Cordova E, Miglia I, Festuccia F, Sarlo M G, Scornavacca G, Punzo G, Menè P, Fofi C
Nephrology Unit, Sant'Andrea Hospital, Sapienza University, Rome, Italy.
Public Health Unit, Sant'Andrea Hospital, Sapienza University, Rome, Italy.
Ann Ig. 2017 Jan-Feb;29(1):27-37. doi: 10.7416/ai.2017.2129.
Despite universal infection control precautions, the risk of hepatitis B virus (HBV) infection in patients on chronic haemodialysis (HD) remains high. For this reason anti-HBV vaccination is recommended in these subjects. In hemodialyzed patients vaccinal response is often suboptimal and it's not clear what factors may influence it.

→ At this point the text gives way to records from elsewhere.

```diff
diff --git a/fft-implementation-in-c_amd/csrc/fft_team.h b/fft-implementation-in-c_amd/csrc/fft_team.h
--- a/fft-implementation-in-c_amd/csrc/fft_team.h
+++ b/fft-implementation-in-c_amd/csrc/fft_team.h
@@ -12,6 +12,9 @@
     TEAM_CTL_REGISTERED = 0,
     TEAM_CTL_NEXT = 2,
     TEAM_CTL_STATUS = 1,
+    TEAM_CTL_EXIT = 3,
+    TEAM_CTL_TIMED_OUT = 4,
+    TEAM_CTL_GLOBAL_WORDS = 32 + 32 * 16,
     TEAM_CTL_COUNT = 32,
     TEAM_CTL_FLAGS = 32 + 32 * 16,
     TEAM_CTL_MAX_TEAMS = 256,
@@ -114,8 +117,6 @@
         if (full != p.n_xcc) ok = 0;
     }
     if (p.force_no_teams) ok = 0;
-    if (!ok && FFT_ATOMIC_CAS_AGENT(&p.ctl[TEAM_CTL_STATUS], 0u, (unsigned)TEAM_STATUS_NO_TEAMS) == 0u)
-        FFT_ATOMIC_ADD_AGENT(&p.sticky[TEAM_STICKY_FALLBACKS], 1u);
     sh[0] = slot;
     sh[1] = xcc_rank;
     sh[2] = ok;
@@ -124,8 +125,52 @@
 
 template <typename T>
 FFT_DEVICE void team_report_timeout(const TeamParams<T>& p) {
-    FFT_ATOMIC_CAS_AGENT(&p.ctl[TEAM_CTL_STATUS], 0u, (unsigned)TEAM_STATUS_TIMEOUT);
+    FFT_ATOMIC_ADD_AGENT(&p.ctl[TEAM_CTL_TIMED_OUT], 1u);
     FFT_ATOMIC_ADD_AGENT(&p.sticky[TEAM_STICKY_TIMEOUTS], 1u);
+}
+
+template <typename T>
+FFT_DEVICE void team_leave(const TeamParams<T>& p, unsigned* sh, int log2TS, bool pair) {
+    const int tid = FFT_TID, nthreads = FFT_NTHREADS;
+    FFT_WAIT_VM0();
+    FFT_SYNC();
+    FFT_LDS_FRESH();
+    const unsigned formed = sh[2];
+    if (tid == 0) {
+        unsigned last = 0;
+        if (formed) {
+            const unsigned xcc = FFT_XCC_ID(p.n_xcc);
+            if (FFT_ATOMIC_ADD_AGENT_RELAXED(&p.ctl[TEAM_CTL_COUNT + 32 * xcc + 1], 1u) + 1u == (1u << p.log2seats)) last |= 1u;
+        }
+        sh[0] = last;
+    }
+    FFT_SYNC();
+    FFT_LDS_FRESH();
+    if (sh[0] & 1u) {
+        const unsigned tpx = 1u << (p.log2seats - log2TS), first = sh[1] * tpx;
+        uint4_words* const f = reinterpret_cast<uint4_words*>(p.ctl + TEAM_CTL_FLAGS + 32 * first);
+        for (unsigned i = (unsigned)tid; i < 8u * tpx; i += (unsigned)nthreads) f[i] = uint4_words{0u, 0u, 0u, 0u};
+        if (pair) {
+            const unsigned lines = 2u * (1u << log2TS) + 1u;
+            uint4_words* const q = reinterpret_cast<uint4_words*>(p.ctl + TEAM_CTL_PAIR + 32 * lines * first);
+            for (unsigned i = (unsigned)tid; i < 8u * lines * tpx; i += (unsigned)nthreads) q[i] = uint4_words{0u, 0u, 0u, 0u};
+        }
+    }
+    if (formed && !(sh[0] & 1u)) return;
+    FFT_SYNC();
+    if (tid == 0) {
+        const unsigned tickets = formed ? (unsigned)p.n_xcc : (unsigned)FFT_NBLOCKS;
+        sh[0] = FFT_ATOMIC_ADD_AGENT_RELAXED(&p.ctl[TEAM_CTL_EXIT], 1u) + 1u == tickets ? 2u : 0u;
+    }
+    FFT_SYNC();
+    FFT_LDS_FRESH();
+    if (!(sh[0] & 2u)) return;
+    FFT_FENCE_ACQUIRE_AGENT();
+    unsigned status = TEAM_STATUS_NO_TEAMS;
+    if (formed) status = FFT_L2_FLAG_LOAD(&p.ctl[TEAM_CTL_TIMED_OUT]) ? (unsigned)TEAM_STATUS_TIMEOUT : (unsigned)TEAM_STATUS_OK;
+    else if (tid == 0) FFT_ATOMIC_ADD_AGENT(&p.sticky[TEAM_STICKY_FALLBACKS], 1u);
+    FFT_SYNC();
+    for (int i = tid; i < TEAM_CTL_GLOBAL_WORDS; i += nthreads) FFT_STORE_AGENT_RELAXED(&p.ctl[i], i == TEAM_CTL_STATUS ? status : 0u);
 }
 
 #ifndef FFT_TEAM_TW_TREE
@@ -354,7 +399,7 @@
     if (tid_invariant == 0) team_form(p, sh);
     FFT_SYNC();
     FFT_LDS_FRESH();
-    if (!sh[2]) return;
+    if (!sh[2]) return team_leave(p, sh, log2TS, false);
     const unsigned seat = (FFT_UNIFORM(sh[0]) + (unsigned)p.seat_rot) & ((1u << p.log2seats) - 1u);
     const int c = (int)(seat & (unsigned)(TS - 1));
     const int team = (int)((FFT_UNIFORM(sh[1]) << (p.log2seats - log2TS)) + (seat >> log2TS));
@@ -679,6 +724,7 @@
             }
         }
     }
-}
-
-}
+    team_leave(p, sh, log2TS, false);
+}
+
+}
diff --git a/fft-implementation-in-c_amd/csrc/fft_team_defer.h b/fft-implementation-in-c_amd/csrc/fft_team_defer.h
--- a/fft-implementation-in-c_amd/csrc/fft_team_defer.h
+++ b/fft-implementation-in-c_amd/csrc/fft_team_defer.h
@@ -69,14 +69,14 @@
     if (tid_invariant == 0) team_form(p, sh);
     FFT_SYNC();
     FFT_LDS_FRESH();
-    if (!sh[2]) return;
+    if (!sh[2]) return team_leave(p, sh, log2TS, false);
     const unsigned seat = (FFT_UNIFORM(sh[0]) + (unsigned)p.seat_rot) & ((1u << p.log2seats) - 1u);
     const int c = (int)(seat & (unsigned)(TS - 1));
     const int team = (int)((FFT_UNIFORM(sh[1]) << (p.log2seats - log2TS)) + (seat >> log2TS));
     const int n_teams = p.n_xcc << (p.log2seats - log2TS);
     const int M = team < p.nb ? (p.nb - team + n_teams - 1) / n_teams : 0;
-    if (M == 0) return;
-    if (FFT_TEST_DROP()) return;
+    if (M == 0) return team_leave(p, sh, log2TS, false);
+    if (FFT_TEST_DROP()) return team_leave(p, sh, log2TS, false);
 
     unsigned char* const sbase = p.scratch + (size_t)team * 4 * phase_bytes;
     unsigned* const flags = p.ctl + TEAM_CTL_FLAGS + 32 * team;
@@ -428,6 +428,7 @@
         FFT_SYNC_LDS();
         row_body(out_of(M - 1), 3, [&](int, int) {});
     }
+    team_leave(p, sh, log2TS, false);
 }
 
 }
diff --git a/fft-implementation-in-c_amd/csrc/fft_team_quad.h b/fft-implementation-in-c_amd/csrc/fft_team_quad.h
--- a/fft-implementation-in-c_amd/csrc/fft_team_quad.h
+++ b/fft-implementation-in-c_amd/csrc/fft_team_quad.h
@@ -209,13 +209,13 @@
     }
     FFT_SYNC();
     FFT_LDS_FRESH();
-    if (!sh[2]) return;
+    if (!sh[2]) return team_leave(p, sh, LOG2TS, PAIR);
     const unsigned seat = (FFT_UNIFORM(sh[0]) + (unsigned)p.seat_rot) & ((1u << p.log2seats) - 1u);
     const int s = (int)(seat & (unsigned)(TS - 1));
     const int team = (int)((FFT_UNIFORM(sh[1]) << (p.log2seats - LOG2TS)) + (seat >> LOG2TS));
     const int n_teams = p.n_xcc << (p.log2seats - LOG2TS);
-    if (team >= p.nb) return;
-    if (FFT_TEST_DROP()) return;
+    if (team >= p.nb) return team_leave(p, sh, LOG2TS, PAIR);
+    if (FFT_TEST_DROP()) return team_leave(p, sh, LOG2TS, PAIR);
 
     unsigned char* const sbase = p.scratch + (size_t)team * (PAIR ? 1 : SLOTS) * SLOT;
     const size_t slot_stride = FFT_ABLATE(p.ablate & 32) ? 0 : FFT_ABLATE(p.ablate & 16) ? SLOT / 2 : SLOT;
@@ -801,6 +801,7 @@
             for (int a = 0; a < 4; a++) final_part(a, out_prev);
         }
     }
-}
-
-}
+    team_leave(p, sh, LOG2TS, PAIR);
+}
+
+}
```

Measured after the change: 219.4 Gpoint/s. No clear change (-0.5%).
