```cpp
typedef float f32x4 __attribute__((ext_vector_type(4)));
typedef float f32x16 __attribute__((ext_vector_type(16)));
typedef __bf16 bf16x8 __attribute__((ext_vector_type(8)));
typedef __bf16 bf16x4 __attribute__((ext_vector_type(4)));
typedef __bf16 bf16x2 __attribute__((ext_vector_type(2)));
typedef _Float16 f16x8 __attribute__((ext_vector_type(8)));
typedef _Float16 f16x4 __attribute__((ext_vector_type(4)));
typedef _Float16 f16x2 __attribute__((ext_vector_type(2)));
typedef unsigned int u32x4 __attribute__((ext_vector_type(4)));
typedef unsigned int u32x2 __attribute__((ext_vector_type(2)));

template <typename T> struct H16;
template <> struct H16<__bf16> {
  using x2 = bf16x2; using x4 = bf16x4; using x8 = bf16x8;
  static constexpr int kDtype = OKP_BF16;
  static __device__ __forceinline__ f32x4 mfma16(const u32x4& a, const u32x4& b, const f32x4& c) {
#if defined(__HIP_DEVICE_COMPILE__)
    return __builtin_amdgcn_mfma_f32_16x16x32_bf16(__builtin_bit_cast(bf16x8, a), __builtin_bit_cast(bf16x8, b), c, 0, 0, 0);
// ... 189 lines not shown
#ifdef OKP_PATCH_STAMPS
  uint32_t* dbg;
#endif
};

struct OkpFire2Params {
  const void* x; uint32_t x_bytes; int32_t H, W, x_ps;
  void* out; uint32_t out_bytes; int32_t Ho, Wo, out_ps;
  int32_t N, skip;
  const void* w1; int32_t w1_cout_pad; const float* b1;
  const void* wa; int32_t wa_cout_pad; const float* ba;
  const float* wd; const float* bd;
  const float* s1; const float* sa;
  int32_t* range_flag;
  int32_t SH, SW, IH, IW, IP, RPR, tiles_y, tiles_x, n_tiles;
  OkpFastDiv div_tiles_frame, div_tiles_x, div_sw, div_iw, div_rpr;
#ifdef OKP_FIRE_STAMPS
  uint32_t* dbg;
#endif
};

struct OkpFireChainModule {
  const void* w1; int32_t w1_cout_pad; const float* b1;
  const void* wa; int32_t wa_cout_pad; const float* ba;
  const float* wd; const float* bd;
};
struct OkpFireChainParams {
  const void* x; void* out; int32_t x_ps, out_ps, H, W, n_modules;
  int32_t He, We;
  OkpFireChainModule mod[OKP_FIRE_CHAIN_MAX];
// ... 99 lines not shown
```

Before: 12820 frames/s.

## Walk vertical strips in fire2 kernel reusing squeeze halo rows via ring buffer

Adds a STRIP variant of the stride-1 matrix-pipe fire kernel. Each workgroup walks a vertical segment of output rows tile by tile and keeps the squeezed activations in a ring buffer in LDS, so successive tiles recompute only the new rows instead of the two halo rows each time. The host chooses the segment height with a simple cost model, or takes it from environment variables. This cuts redundant squeeze GEMM work and input loads, at the price of fewer independent tiles (less parallelism) and more complex indexing and skip handling.

```diff
diff --git a/object_keypoints_amd/csrc/okp_fire2.hip b/object_keypoints_amd/csrc/okp_fire2.hip
--- a/object_keypoints_amd/csrc/okp_fire2.hip
+++ b/object_keypoints_amd/csrc/okp_fire2.hip
@@ -2,6 +2,7 @@
 #include <cstring>
 
 #include <cstdlib>
+#include <type_traits>
 
 #include "okp_internal.h"
 
@@ -88,9 +89,10 @@
 #define F2_STAMP_ANY(i) do {} while (0)
 #endif
 
-template <typename T, int CIN, int MID, int STR, bool DWM = false, bool G = false>
+template <typename T, int CIN, int MID, int STR, bool DWM = false, bool STRIP = false, bool G = false>
 __global__ __launch_bounds__(MID * 2, MID == 128 ? 2 : 1) void okp_fire2_kernel(const OkpFire2Params p) {
   static_assert(STR == 1 || STR == 2, "stride of both branches");
+  static_assert(!STRIP || (DWM && STR == 1), "the strip walk is a form of the stride-1 matrix-pipe instances");
   static_assert(!G || std::is_same<T, _Float16>::value, "the 16-bit storage guard is an fp16 instantiation");
   constexpr bool DWM2 = DWM && STR == 2;
   constexpr int D2H = 3, D2W = 8, D2SW = 2 * (D2W - 1) + 3, D2SH = 2 * (D2H - 1) + 3, D2B = 2;
@@ -98,6 +100,8 @@
   constexpr int DIH = kDwmIH;
   constexpr int DSW = 18;
   constexpr int NSB = !DWM ? SP / 16 : STR == 1 ? ((DIH + 2) * DSW + 15) / 16 : (D2SH * D2SW + 15) / 16;
+  constexpr int RP = (DIH + 2) * DSW;
+  constexpr int NBF = (RP + 15) / 16, NBN = (DIH * DSW + 15) / 16;
   constexpr int NW = MID / 32;
   constexpr int NT = 64 * NW;
   constexpr int HALF = MID;
@@ -222,22 +226,21 @@
     n = fastdiv(tile, p.div_tiles_frame);
     const int trem = tile - n * p.tiles_y * p.tiles_x;
     const int ty = fastdiv(trem, p.div_tiles_x);
-    y0 = ty * p.IH;
+    y0 = ty * (STRIP ? p.seg_rows : p.IH);
     x0 = (trem - ty * p.tiles_x) * p.IW;
   };
   uint32_t d_off[NDM];
-  auto tile_setup = [&](int tile) {
-    int n, y0, x0;
-    tile_origin(tile, n, y0, x0);
+  auto tile_setup = [&](int n, int y0, int x0, bool first) {
+    const int yt = STRIP && !first ? y0 + 1 : STR * y0 - 1, rows = STRIP && !first ? DIH : 1 << 20;
 #pragma unroll
     for (int i = 0; i < NDM; ++i) {
-      const int y = STR * y0 - 1 + d_sy[i], x = STR * x0 - 1 + d_sx[i];
-      const bool ok = y >= 0 && y < p.H && x >= 0 && x < p.W;
+      const int y = yt + d_sy[i], x = STR * x0 - 1 + d_sx[i];
+      const bool ok = y >= 0 && y < p.H && x >= 0 && x < p.W && (!STRIP || d_sy[i] < rows);
       d_off[i] = ok ? (uint32_t)(((long)n * p.H + y) * p.W + x) * (uint32_t)(p.x_ps * 2) + d_chunk[i] : kInvalid;
     }
     if (tid < SP) {
-      const int y = STR * y0 - 1 + m_sy, x = STR * x0 - 1 + m_sx;
-      const unsigned long long m = __ballot(y >= 0 && y < p.H && x >= 0 && x < p.W);
+      const int y = yt + m_sy, x = STR * x0 - 1 + m_sx;
+      const unsigned long long m = __ballot(y >= 0 && y < p.H && x >= 0 && x < p.W && (!STRIP || m_sy < rows));
       if (lane == 0) {
         uint32_t* mk = reinterpret_cast<uint32_t*>(smem + OFF_MASK);
         mk[2 * w] = (uint32_t)m;
@@ -248,24 +251,40 @@
 #ifdef OKP_F2_ABL_NOX
   bool abl_started = false;
 #endif
-  auto issue_x = [&](int ks, int stage) {
+  auto issue_x = [&](int ks, int stage, int nb) {
 #ifdef OKP_F2_ABL_NOX
     if (abl_started) return;
 #endif
 #pragma unroll
     for (int i = 0; i < NDM; ++i)
-      if (UNI || i < nd)
+      if (STRIP ? (NW * (i + 1) <= nb || w + NW * i < nb) : (UNI || i < nd))
         __builtin_amdgcn_raw_ptr_buffer_load_lds(rs_x, (lds_ptr_t)(smem + OFF_X + stage * XST + (w + NW * i) * 1024), 16,
                                                  (int)(d_off[i] == kInvalid ? kInvalid : d_off[i] + (uint32_t)ks * 64u), 0, 0, 0);
   };
 
   int tile = blockIdx.x;
   if (tile >= p.n_tiles) return;
+  int n, y0, x0, ye = 0;
+  bool first = true;
+  uint32_t rs = 0;
+  tile_origin(tile, n, y0, x0);
+  if constexpr (STRIP) ye = min(y0 + p.seg_rows, p.Ho);
+  auto next_tile = [&](int& t2, int& n2, int& y2, int& x2, int& ye2, bool& first2) -> bool {
+    if constexpr (STRIP) {
+      if (y0 + DIH < ye) { t2 = tile; n2 = n; y2 = y0 + DIH; x2 = x0; ye2 = ye; first2 = false; return true; }
+    }
+    t2 = tile + gridDim.x;
+    if (t2 >= p.n_tiles) return false;
+    tile_origin(t2, n2, y2, x2);
+    first2 = true;
+    if constexpr (STRIP) ye2 = min(y2 + p.seg_rows, p.Ho);
+    return true;
+  };
   F2_STAMP_ANY(5);
-  tile_setup(tile);
+  tile_setup(n, y0, x0, true);
   first_weights(w1f);
 #pragma unroll
-  for (int ks = 0; ks < NST - 1; ++ks) issue_x(ks, ks);
+  for (int ks = 0; ks < NST - 1; ++ks) issue_x(ks, ks, NBF);
   {
     static_assert(10 * HALF == 5 * NT, "depth-wise constants per thread");
     float cv[5];
@@ -295,11 +314,24 @@
   F2_STAMP_ANY(6);
 
   uint32_t range_h = 0u;
-  for (; tile < p.n_tiles; tile += gridDim.x) {
-    int n, y0, x0;
-    tile_origin(tile, n, y0, x0);
 #ifdef OKP_FIRE_STAMPS
-    const bool second = tile == (int)(blockIdx.x + gridDim.x);
+  int tile_no = 0;
+#endif
+  auto prefetch_next = [&]() {
+    int tile2 = 0, n2 = 0, y2 = 0, x2 = 0, ye2 = 0;
+    bool first2 = true;
+    if (next_tile(tile2, n2, y2, x2, ye2, first2)) {
+      tile_setup(n2, y2, x2, first2);
+      first_weights(w1f);
+#pragma unroll
+      for (int ks = 0; ks < NST - 1; ++ks) {
+        if (STRIP && !first2) issue_x(ks, ks, NBN); else issue_x(ks, ks, NBF);
+      }
+    }
+  };
+  for (;;) {
+#ifdef OKP_FIRE_STAMPS
+    const bool second = STRIP ? ++tile_no == 2 : tile == (int)(blockIdx.x + gridDim.x);
 #endif
     F2_STAMP(0);
     int qt = q, tidt = tid;
@@ -339,31 +371,39 @@
     u32x4 rr[MAXIH];
     uint32_t oo[MAXIH];
 
-    f32x4 acc[NSB][2];
-#pragma unroll
-    for (int pb = 0; pb < NSB; ++pb) {
+    auto squeeze_phase = [&](auto first_c) {
+    constexpr bool FIRST = decltype(first_c)::value;
+    constexpr int NB = !STRIP ? NSB : FIRST ? NBF : NBN;
+    constexpr int JL = FIRST ? RP : DIH * DSW;
+    const int ndt = !STRIP ? nd : NB % NW == 0 ? NB / NW : w < NB ? (NB - w + NW - 1) / NW : 0;
+    uint32_t wbase = FIRST ? 0u : rs + (uint32_t)(2 * DSW);
+    wbase = wbase >= (uint32_t)RP ? wbase - (uint32_t)RP : wbase;
+    (void)JL; (void)wbase;
+    f32x4 acc[NB][2];
+#pragma unroll
+    for (int pb = 0; pb < NB; ++pb) {
       acc[pb][0] = b1v0;
       acc[pb][1] = b1v1;
     }
     if constexpr (PIPE) {
-      u32x4 a[2][NSB];
+      u32x4 a[2][NB];
 #pragma unroll
       for (int ks = 0; ks <= KS1; ++ks) {
         if (ks < KS1) {
           if (ks == 0) wait_vm(0);
-          else if (ks >= 3) wait_vm(2 + (ks + 1 < KS1 ? nd + 2 : 0) + (ks + 2 < KS1 ? nd : 0));
+          else if (ks >= 3) wait_vm(2 + (ks + 1 < KS1 ? ndt + 2 : 0) + (ks + 2 < KS1 ? ndt : 0));
           asm volatile("s_waitcnt lgkmcnt(0)" ::: "memory");
           __builtin_amdgcn_s_barrier();
           if (ks + 2 < KS1) load_w1(ks + 2, w1f[(ks + 2) % NWS]);
-          if (ks + NST - 1 < KS1) issue_x(ks + NST - 1, (ks + NST - 1) % NST);
+          if (ks + NST - 1 < KS1) issue_x(ks + NST - 1, (ks + NST - 1) % NST, NB);
           const char* st = smem + OFF_X + (ks % NST) * XST + xfrag_off;
 #pragma unroll
-          for (int pb = 0; pb < NSB; ++pb) a[ks & 1][pb] = *reinterpret_cast<const u32x4*>(st + pb * 1024);
+          for (int pb = 0; pb < NB; ++pb) a[ks & 1][pb] = *reinterpret_cast<const u32x4*>(st + pb * 1024);
           __builtin_amdgcn_sched_barrier(0);
         }
         if (ks > 0) {
 #pragma unroll
-          for (int pb = 0; pb < NSB; ++pb)
+          for (int pb = 0; pb < NB; ++pb)
 #pragma unroll
             for (int b = 0; b < 2; ++b)
               acc[pb][b] = H16<T>::mfma16(w1f[(ks - 1) % NWS][b], a[(ks - 1) & 1][pb], acc[pb][b]);
@@ -377,27 +417,27 @@
       else if constexpr (WRING) {
         auto nw = [](int j) { return j >= 1 && j - 1 + DW < KS1 ? 2 : 0; };
         auto nx = [](int j) { return j >= 0 && j + NST - 1 < KS1 ? 1 : 0; };
-        wait_vm((DW >= 4 ? nw(ks - 2) : 0) + nw(ks - 1) + (nx(ks - 2) + nx(ks - 1)) * nd);
+        wait_vm((DW >= 4 ? nw(ks - 2) : 0) + nw(ks - 1) + (nx(ks - 2) + nx(ks - 1)) * ndt);
       } else if (ks >= (RES ? NST - 1 : 2))
-        wait_vm((ks + 1 < KS1 ? nd + (RES ? 0 : 2) : 0) + (ks + 2 < KS1 ? nd : 0));
+        wait_vm((ks + 1 < KS1 ? ndt + (RES ? 0 : 2) : 0) + (ks + 2 < KS1 ? ndt : 0));
       asm volatile("s_waitcnt lgkmcnt(0)" ::: "memory");
       __builtin_amdgcn_s_barrier();
       if constexpr (WRING) { if (ks >= 1 && ks - 1 + DW < KS1) issue_w(ks - 1 + DW); }
       else if constexpr (!RES) { if (ks + 2 < KS1) load_w1(ks + 2, w1f[(ks + 2) % 3]); }
-      if (ks + NST - 1 < KS1) issue_x(ks + NST - 1, (ks + NST - 1) % NST);
+      if (ks + NST - 1 < KS1) issue_x(ks + NST - 1, (ks + NST - 1) % NST, NB);
       const char* st = smem + OFF_X + (ks % NST) * XST + xfrag_off;
-      u32x4 a[NSB], wr[2] = {};
+      u32x4 a[NB], wr[2] = {};
       if constexpr (WRING) {
 #pragma unroll
         for (int b = 0; b < 2; ++b) wr[b] = *reinterpret_cast<const u32x4*>(smem + OFF_W1 + ((ks % DW) * NW + w) * 2048 + b * 1024 + lane * 16);
       }
 #pragma unroll
-      for (int pb = 0; pb < NSB; ++pb) a[pb] = *reinterpret_cast<const u32x4*>(st + pb * 1024);
+      for (int pb = 0; pb < NB; ++pb) a[pb] = *reinterpret_cast<const u32x4*>(st + pb * 1024);
 #ifdef OKP_F2_PIN_READS
       __builtin_amdgcn_sched_barrier(0);
 #endif
 #pragma unroll
-      for (int pb = 0; pb < NSB; ++pb)
+      for (int pb = 0; pb < NB; ++pb)
 #pragma unroll
         for (int b = 0; b < 2; ++b)
           acc[pb][b] = H16<T>::mfma16(WRING ? wr[b] : w1f[RES ? ks : ks % 3][b], a[pb], acc[pb][b]);
@@ -425,7 +465,7 @@
 #pragma unroll
       for (int i = 0; i < 4; ++i) mq[i] = mk[i] >> l16t;
 #pragma unroll
-      for (int pb = 0; pb < NSB; ++pb) {
+      for (int pb = 0; pb < NB; ++pb) {
         const bool ok = (mq[pb >> 1] >> (16 * (pb & 1))) & 1u;
         u32x4 v;
 #pragma unroll
@@ -435,11 +475,27 @@
           v[2 * b + 1] = ok ? p1 : 0u;
         }
         if constexpr (G) range_h = okp_range_max_h8(range_h, v);
+        if constexpr (STRIP) {
+          uint32_t t = wbase + (uint32_t)(16 * pb) + (uint32_t)l16t;
+          t = t >= (uint32_t)RP ? t - (uint32_t)RP : t;
+          if (16 * pb + 15 < JL || l16t < JL - 16 * pb)
+            *reinterpret_cast<u32x4*>(smem + OFF_S + t * (uint32_t)(MID * 2) + ((((uint32_t)(4 * w) + (uint32_t)qt) ^ (t & (uint32_t)SWM)) << 4)) = v;
+        } else
         *reinterpret_cast<u32x4*>(smem + s_dst + pb * 16 * (MID * 2)) = v;
       }
+    }
+    };
+    if constexpr (STRIP) {
+      if (first) squeeze_phase(std::true_type{}); else squeeze_phase(std::false_type{});
+    } else {
+      squeeze_phase(std::true_type{});
     }
     __syncthreads();
     F2_STAMP(2);
+    auto rowpix = [&](int r) -> uint32_t {
+      if constexpr (STRIP) { const uint32_t t = rs + (uint32_t)(r * DSW); return t >= (uint32_t)RP ? t - (uint32_t)RP : t; }
+      return (uint32_t)(r * DSW);
+    };
     uint32_t dwm_o[DIH];
     uint32_t d2_o[D2B];
     if constexpr (DWM2) {
@@ -488,7 +544,7 @@
       uint32_t sx = pix0 * (uint32_t)(p.x_ps * 2), so = pix0 * (uint32_t)(p.out_ps * 2);
 #pragma unroll
       for (int iy = 0; iy < DIH; ++iy) {
-        const uint32_t bad = (iy < p.IH && y0 + iy < p.Ho) ? 0u : kInvalid;
+        const uint32_t bad = (STRIP ? y0 + iy < ye : (iy < p.IH && y0 + iy < p.Ho)) ? 0u : kInvalid;
         dwm_o[iy] = lane_o + (so | bad);
         rsk[iy] = __builtin_amdgcn_raw_buffer_load_b128(rs_x, (int)(lane_x + (sx | bad | noskip)), 0, 0);
         sx += rowx;
@@ -500,14 +556,13 @@
         ac2[iy][0] = bav0;
         ac2[iy][1] = bav1;
       }
-      const uint32_t s_lane = (uint32_t)OFF_S + (uint32_t)(DSW + 1 + l16t) * (uint32_t)(MID * 2);
 #pragma unroll
       for (int ks = 0; ks < KS2; ++ks) {
         u32x4 a[DIH];
 #pragma unroll
         for (int iy = 0; iy < DIH; ++iy) {
-          const uint32_t key = (uint32_t)(l16t + (iy + 1) * DSW + 1) & (uint32_t)SWM;
-          a[iy] = *reinterpret_cast<const u32x4*>(smem + s_lane + (uint32_t)(iy * DSW * MID * 2) + (((uint32_t)(4 * ks + qt) ^ key) << 4));
+          const uint32_t sp = rowpix(iy + 1) + 1u + (uint32_t)l16t;
+          a[iy] = *reinterpret_cast<const u32x4*>(smem + OFF_S + sp * (uint32_t)(MID * 2) + (((uint32_t)(4 * ks + qt) ^ (sp & (uint32_t)SWM)) << 4));
         }
 #pragma unroll
         for (int iy = 0; iy < DIH; ++iy)
@@ -576,13 +631,7 @@
       asm volatile("" : "+v"(l16t));
       const int liy = l16t >> 3, lix = l16t & 7;
       {
-        const int next = tile + gridDim.x;
-        if (next < p.n_tiles) {
-          tile_setup(next);
-          first_weights(w1f);
-#pragma unroll
-          for (int ks = 0; ks < NST - 1; ++ks) issue_x(ks, ks);
-        }
+        prefetch_next();
       }
       const float* const bl = reinterpret_cast<const float*>(smem + OFF_WD) + 9 * HALF + chq;
       const f32x4 bdv0 = *reinterpret_cast<const f32x4*>(bl), bdv1 = *reinterpret_cast<const f32x4*>(bl + 4);
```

The aim of our study is to assess the influence of some clinical and laboratory factors on seroconversion rate after anti HBV vaccination in a cohort of patients on maintenance HD.
We analysed 60 patients on regular HD, 40 men and 20 women (age 64±12 years, range 40-88 years), immunized with Engerix B ® vaccine, followed for an average time of 62 month (12-120 months). For each patient the following data were collected: age, serum albumin (sAlb), Blood urea nitrogen before HD session (BUN), age at vaccination, dialysis vintage, presence of systemic disease, type of vascular access, dialysis modality. Correlation between these factors and anti Hbs titer was estimated with multiple regression analysis.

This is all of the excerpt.